Blurring the Boundaries: Chains vs Indie Rep Cinemas
I like movies and I’m no purist as to what makes a movie. And even if you base it on a 70’s TV show (like the very funny the Brady Bunch Movie), or a kids toy (like the so-so Transformers), or even a video game (like the awful Lara Croft: Tomb Raider) they’re still all movies…more or less.
But while movies change, movie theatres have stayed more or less the same. At least in my lifetime. And one thing I thought was unchanging is that chain movie theatres did one thing, and indie rep cinemas did something else.
Mainstream movie theatres show new, first run, studio movies; rep cinemas show second run movies, or classics. Big theatre chains are a bit pricey, reps are a bit cheaper. Right? Well, it looks like something strange is happening in Toronto, and it’s getting very hard to tell one from the other.
So, in Toronto, The Royal, a rep cinema, is showing first-run European and Asian movies, like Police: Adjective and so is the Bloor, with films like Revanche. First run! And charging premium prices for them. I can live with that. It’s been heading that way for awhile.

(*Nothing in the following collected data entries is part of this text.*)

struct PdfLabelArgs {
    const float* hit_t; const int32_t* hit_box; const int32_t* hit_count; int max_hits; const int32_t* box_ids;
    int32_t* label_sem; int32_t* label_inst;
};
#define PDF_MAXC 256
#define PDF_MAXT 512
template <int MAXC, int MAXT, bool RNG = false>
__device__ __forceinline__ void sample_pdf_body(const float* __restrict__ z, const float* __restrict__ weights,
                                                    const float* __restrict__ u, int64_t R, int Nc, int Nf,
                                                    float* __restrict__ zs_out, int32_t* __restrict__ inds_out,
                                                    float* __restrict__ zfine_out, const PdfLabelArgs lab,
                                                    const PnrRngDev& rng = PnrRngDev{})
{
    PnrRngKey key;
    if constexpr (RNG) key = pnr_rng_key(rng);
    __shared__ float s_z[MAXC], s_w[MAXC], s_pdf[MAXC], s_cdf[MAXC], s_bins[MAXC];
    __shared__ float s_sort[MAXT], s_out[MAXT];
    __shared__ float s_total, s_part[32];
    const int lane = threadIdx.x;
    const int nb = Nc - 1, nw = Nc - 2, Nt = Nc + Nf;
    const bool short4 = nw >= 4 && nw < 8;
    int P = 1;
    while (P < Nt) P <<= 1;
    auto labels = [&](int64_t r, const float* sorted) {
        if (!lab.label_sem) return;
        const int mh = lab.max_hits;
        const int cnt = lab.hit_count[r] < mh ? lab.hit_count[r] : mh;
        for (int i = lane; i < Nt; i += 64) {
            const int best = label_hit(sorted[i], cnt, [&](int h, float& ti, float& to) {
                ti = lab.hit_t[(r * mh + h) * 2];
                to = lab.hit_t[(r * mh + h) * 2 + 1];
            });
            int ls = -1, li = -1;
            if (best >= 0) {
                const int m = lab.hit_box[r * mh + best];
                ls = lab.box_ids[m * 2];
                li = lab.box_ids[m * 2 + 1];
            }
            lab.label_sem[r * Nt + i] = ls;
            lab.label_inst[r * Nt + i] = li;
        }
    };
    for (int64_t r = blockIdx.x; r < R; r += gridDim.x) {
        for (int i = lane; i < Nc; i += 64) {
            s_z[i] = z[r * Nc + i];
            s_w[i] = weights[r * Nc + i];
        }
        __syncthreads();
        for (int k = lane; k < nb; k += 64) s_bins[k] = 0.5f * (s_z[k + 1] + s_z[k]);
        if (lane < 32) {
            const int k = lane >> 3, l = lane & 7, nv = nw / 8, groups = nv / 4;
            float pacc = 0.0f;
            for (int g = 0; g < groups; ++g) pacc = pacc + (s_w[(g * 4 + k) * 8 + l + 1] + 1e-5f);
            if (k == 0)
                for (int v = groups * 4; v < nv; ++v) pacc = pacc + (s_w[v * 8 + l + 1] + 1e-5f);
            if (short4 && lane < 3) pacc = pacc + (s_w[lane + 2] + 1e-5f);
            s_part[lane] = pacc;
        }
        __syncthreads();
        if (lane == 0) {
            const int nv = nw / 8;
            float total = 0.0f;
            for (int j = nv * 8; j < nw; j = (short4 && j == 0) ? 4 : j + 1) total = total + (s_w[j + 1] + 1e-5f);
            for (int l = 0; l < 8; ++l) {
                float p0 = s_part[l];
                p0 = p0 + s_part[8 + l]; p0 = p0 + s_part[16 + l]; p0 = p0 + s_part[24 + l];
                total = total + p0;
            }
            s_total = total;
        }
        __syncthreads();
        const float total = s_total;
        for (int j = lane; j < nw; j += 64) s_pdf[j] = (s_w[j + 1] + 1e-5f) / total;
        __syncthreads();
        const float pl = lane < nw ? s_pdf[lane < nw ? lane : 0] : 0.0f;
        double c = (double)pl;
        bool exact = nw <= 64 && __all(pl == 0.0f || pl >= 0x1p-28f);
        if (exact) {
#pragma unroll
            for (int d = 1; d < 64; d <<= 1) {
                const double o = __shfl_up(c, d, 64);
                if (lane >= d) c += o;
            }
            exact = __shfl(c, 63, 64) < 1.999;
        }
        if (exact) {
            if (lane == 0) s_cdf[0] = 0.0f;
            if (lane < nw) s_cdf[lane + 1] = (float)c;
        } else if (lane == 0) {
            double c = 0.0;
            s_cdf[0] = 0.0f;
            for (int j = 0; j < nw; ++j) {
                c += (double)s_pdf[j];
                s_cdf[j + 1] = (float)c;
            }
        }
        __syncthreads();
        for (int i = lane; i < Nf; i += 64) {
            float uu;
            if constexpr (RNG) uu = pnr_rng_uniform_at(key, (uint32_t)r, i);
            else uu = u ? u[r * Nf + i] : pnr_linspace01(i, Nf);
            int lo = 0, hi = nb;
            while (lo < hi) {
                const int mid = (lo + hi) >> 1;
                if (s_cdf[mid] <= uu) lo = mid + 1; else hi = mid;
            }
            const int inds = lo;
            const int below = inds - 1 > 0 ? inds - 1 : 0;
            const int above = inds < nb - 1 ? inds : nb - 1;
            float denom = s_cdf[above] - s_cdf[below];
            if (denom < 1e-5f) denom = 1.0f;
            const float t = (uu - s_cdf[below]) / denom;
            const float span = s_bins[above] - s_bins[below];
            const float m = t * span;
            const float zs = s_bins[below] + m;
            if (zs_out) zs_out[r * Nf + i] = zs;
            if (inds_out) inds_out[r * Nf + i] = inds;
            s_sort[Nc + i] = zs;
        }
        if (zfine_out) {
            __syncthreads();
            bool asc = true;
            for (int i = lane; i + 1 < Nf; i += 64) asc = asc && (s_sort[Nc + i] <= s_sort[Nc + i + 1]);
// ... 153 lines not shown
                for (int j = 0; j < nw; ++j) {
                    cc += (double)s_pdf[j];
                    s_cdf[j + 1] = (float)cc;
                }
            }
        }
        __syncthreads();
        bool asc = lane + 1 >= Nc || zl <= zn;
        for (int i = lane; i < Nf; i += 64) {
            const float uu = pnr_linspace01(i, Nf);
            int pos = 0;
            for (int st = topc; st >= 1; st >>= 1) {
                const int p = pos + st, q = p <= nb ? p : nb;
                pos = (p <= nb && s_cdf[q - 1] <= uu) ? p : pos;
            }
            const int inds = pos;
            const int below = inds - 1 > 0 ? inds - 1 : 0;
            const int above = inds < nb - 1 ? inds : nb - 1;
            const float cb = s_cdf[below];
            float denom = s_cdf[above] - cb;
            if (denom < 1e-5f) denom = 1.0f;
            const float t = (uu - cb) / denom;
            const float bb = s_bins[below];
            const float span = s_bins[above] - bb;
            const float m = t * span;
            const float zs = bb + m;
            s_zs[i] = zs;
        }
        __syncthreads();
        for (int i = lane; i + 1 < Nf; i += 64) asc = asc && (s_zs[i] <= s_zs[i + 1]);
        if (__all(asc)) {
            if (lane < Nc) {
                int pos = 0;
                for (int st = topf; st >= 1; st >>= 1) {
                    const int p = pos + st, q = p <= Nf ? p : Nf;
                    pos = (p <= Nf && s_zs[q - 1] < zl) ? p : pos;
                }
                s_out[lane + pos] = zl;
            }
            for (int j = lane; j < Nf; j += 64) {
                const float v = s_zs[j];
                int pos = 0;
                for (int st = topc; st >= 1; st >>= 1) {
                    const int p = pos + st, q = p <= Nc ? p : Nc;
                    pos = (p <= Nc && s_z[q - 1] <= v) ? p : pos;
                }
                s_out[j + pos] = v;
            }
            __syncthreads();
        } else {
            int P = 1;
            while (P < Nt) P <<= 1;
            pdf_bitonic_fallback(s_out, s_z, s_zs, Nc, Nf, P, lane);
        }
        float* __restrict__ zo = zfine_out + r * Nt;
        for (int i0 = 0; i0 < Nt; i0 += 256) {
            float zz[4];
            int best[4], ls[4], li[4];
            float bt[4];
#pragma unroll
            for (int k = 0; k < 4; ++k) {
                const int i = i0 + lane + 64 * k;
                zz[k] = i < Nt ? s_out[i < Nt ? i : 0] : 0.0f;
                best[k] = -1; ls[k] = -1; li[k] = -1; bt[k] = 0.0f;
                if (i < Nt) zo[i] = zz[k];
            }
            if (lab.label_sem) {
                for (int h = 0; h < cnt; ++h) {
                    const float ti = __int_as_float(__builtin_amdgcn_readlane(__float_as_int(h_ti), h));
                    const float to = __int_as_float(__builtin_amdgcn_readlane(__float_as_int(h_to), h));
                    const int hs = __builtin_amdgcn_readlane(h_ls, h), hi2 = __builtin_amdgcn_readlane(h_li, h);
#pragma unroll
                    for (int k = 0; k < 4; ++k) {
                        const bool take = ti <= zz[k] && zz[k] <= to && (best[k] < 0 || ti < bt[k]);
                        best[k] = take ? h : best[k];
                        bt[k] = take ? ti : bt[k];
                        ls[k] = take ? hs : ls[k];
                        li[k] = take ? hi2 : li[k];
                    }
                }
#pragma unroll
                for (int k = 0; k < 4; ++k) {
                    const int i = i0 + lane + 64 * k;
                    if (i < Nt) {
                        lab.label_sem[r * Nt + i] = ls[k];
                        lab.label_inst[r * Nt + i] = li[k];
                    }
                }
            }
        }
        __syncthreads();
    }
}

__global__ __launch_bounds__(64) __attribute__((amdgpu_waves_per_eu(8, 8)))
void k_sample_pdf(const float* __restrict__ z, const float* __restrict__ weights, const float* __restrict__ u, int64_t R, int Nc, int Nf,
                  float* __restrict__ zs_out, int32_t* __restrict__ inds_out, float* __restrict__ zfine_out, const PdfLabelArgs lab)
{
    sample_pdf_body<64, 256>(z, weights, u, R, Nc, Nf, zs_out, inds_out, zfine_out, lab);
}
__global__ __launch_bounds__(64)
void k_sample_pdf_big(const float* __restrict__ z, const float* __restrict__ weights, const float* __restrict__ u, int64_t R, int Nc, int Nf,
                      float* __restrict__ zs_out, int32_t* __restrict__ inds_out, float* __restrict__ zfine_out, const PdfLabelArgs lab)
{
    sample_pdf_body<PDF_MAXC, PDF_MAXT>(z, weights, u, R, Nc, Nf, zs_out, inds_out, zfine_out, lab);
}
__global__ __launch_bounds__(64) __attribute__((amdgpu_waves_per_eu(8, 8)))
void k_sample_pdf_rng(const float* __restrict__ z, const float* __restrict__ weights, int64_t R, int Nc, int Nf, float* __restrict__ zs_out,
                      int32_t* __restrict__ inds_out, float* __restrict__ zfine_out, const PdfLabelArgs lab, const PnrRngDev rng)
{
    sample_pdf_body<64, 256, true>(z, weights, nullptr, R, Nc, Nf, zs_out, inds_out, zfine_out, lab, rng);
}
__global__ __launch_bounds__(64)
void k_sample_pdf_big_rng(const float* __restrict__ z, const float* __restrict__ weights, int64_t R, int Nc, int Nf,
                          float* __restrict__ zs_out, int32_t* __restrict__ inds_out, float* __restrict__ zfine_out, const PdfLabelArgs lab,
                          const PnrRngDev rng)
{
    sample_pdf_body<PDF_MAXC, PDF_MAXT, true>(z, weights, nullptr, R, Nc, Nf, zs_out, inds_out, zfine_out, lab, rng);
}

__global__ __launch_bounds__(256) void k_bbox_hits(const float* __restrict__ rays, int64_t R,
                                                    const float* __restrict__ box, int M, int max_hits,
                                                    float* __restrict__ hit_t, int32_t* __restrict__ hit_box,
                                                    int32_t* __restrict__ hit_count)
{
    for (int64_t r = (int64_t)blockIdx.x * blockDim.x + threadIdx.x; r < R;
         r += (int64_t)gridDim.x * blockDim.x) {
        const float o0 = rays[r * 8 + 0], o1 = rays[r * 8 + 1], o2 = rays[r * 8 + 2];
        const float d0 = rays[r * 8 + 3], d1 = rays[r * 8 + 4], d2 = rays[r * 8 + 5];
        const float nr = rays[r * 8 + 6], fr = rays[r * 8 + 7];
        for (int h = 0; h < max_hits; ++h) {
            hit_box[r * max_hits + h] = -1;
            hit_t[(r * max_hits + h) * 2 + 0] = 0.0f;
            hit_t[(r * max_hits + h) * 2 + 1] = 0.0f;
        }
        int cnt = 0;
        for (int m = 0; m < M; ++m) {
            const float* b = box + m * 15;
            const float p0 = o0 - b[0], p1 = o1 - b[1], p2 = o2 - b[2];
            float tmin = nr, tmax = fr;
#pragma unroll
            for (int a = 0; a < 3; ++a) {
                const float r0 = b[3 + 3 * a], r1 = b[4 + 3 * a], r2 = b[5 + 3 * a];
                const float ol = (r0 * p0 + r1 * p1) + r2 * p2;
                const float dl = (r0 * d0 + r1 * d1) + r2 * d2;
                const float inv = 1.0f / dl;
                const float e = b[12 + a];
                const float t1 = (-e - ol) * inv, t2 = (e - ol) * inv;
                tmin = fmaxf(tmin, fminf(t1, t2));
                tmax = fminf(tmax, fmaxf(t1, t2));
            }
            if (tmin <= tmax) {
                const int n = cnt < max_hits ? cnt : max_hits;
                int pos = n;
                while (pos > 0 && hit_t[(r * max_hits + pos - 1) * 2] > tmin) --pos;
                if (pos < max_hits) {
                    for (int k = (n < max_hits ? n : max_hits - 1); k > pos; --k) {
                        hit_t[(r * max_hits + k) * 2 + 0] = hit_t[(r * max_hits + k - 1) * 2 + 0];
                        hit_t[(r * max_hits + k) * 2 + 1] = hit_t[(r * max_hits + k - 1) * 2 + 1];
                        hit_box[r * max_hits + k] = hit_box[r * max_hits + k - 1];
                    }
                    hit_t[(r * max_hits + pos) * 2 + 0] = tmin;
                    hit_t[(r * max_hits + pos) * 2 + 1] = tmax;
                    hit_box[r * max_hits + pos] = m;
                }
                ++cnt;
            }
        }
        hit_count[r] = cnt;
    }
}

But here’s something I’ve never, ever seen before. Now Cineplex is showing a series of old movies, all well known, mainly from the 70’s, 80‘s and 90’s, in early February. And charging 5 bucks a pop. Ok, they’re digital, so they’ll look a bit different (worse, in my opinion), but these are all movies I know from the reps: Close Encounters, The Godfather, The Shining, Die Hard.
What’s going on? Are they allowed to peach old movies, their mainstays, from the reps? Is that fair? Meanwhile, they’re also showing live Operas. I didn’t go to that, but people of my parents generation saw Carmen and loved it — a couple hundred thousand people, all over the world. Which is what people used to do… but they watched live shows on TV, not in movie theatres. And, before you think movie chains are altruistically raising the bar by sponsoring high culture, realize that has nothing to do with it. They’re just trying to find what puts bums in seats. Bums in seats — that’s the motivation. Next in line after the opera? Pro-wrestling.
And the reps are showing live performances, hosting film festivals… so that’s what I mean when I say the borders are blurring.
This is in the movie theatres, but something else is happening, something that I find really hard to fathom. I recommended a movie to some friends, and ran into one of them.
“So? Did you see it?”
“Oh yeah, it took three days, but I finally found it online, and downloaded it. It was in Romanian and it had Chinese subtitles, and it stopped playing after 40 minutes…”
Why can’t people just go to a movie theatre? Isn’t there something to be said for a nice crowded theatre filled with people laughing or hooting just generally enjoying themselves watching it on a big screen? And people are going back to the movies. Maybe it’s because of Avatar — it only takes one big hit to bring the people back — but whatever the reason, I’ve been seeing even second- and third-rate movies selling out. So tear yourselves away from your laptop screens and join the rest of the world, and go see some crummy movies. Come on. They’re fun.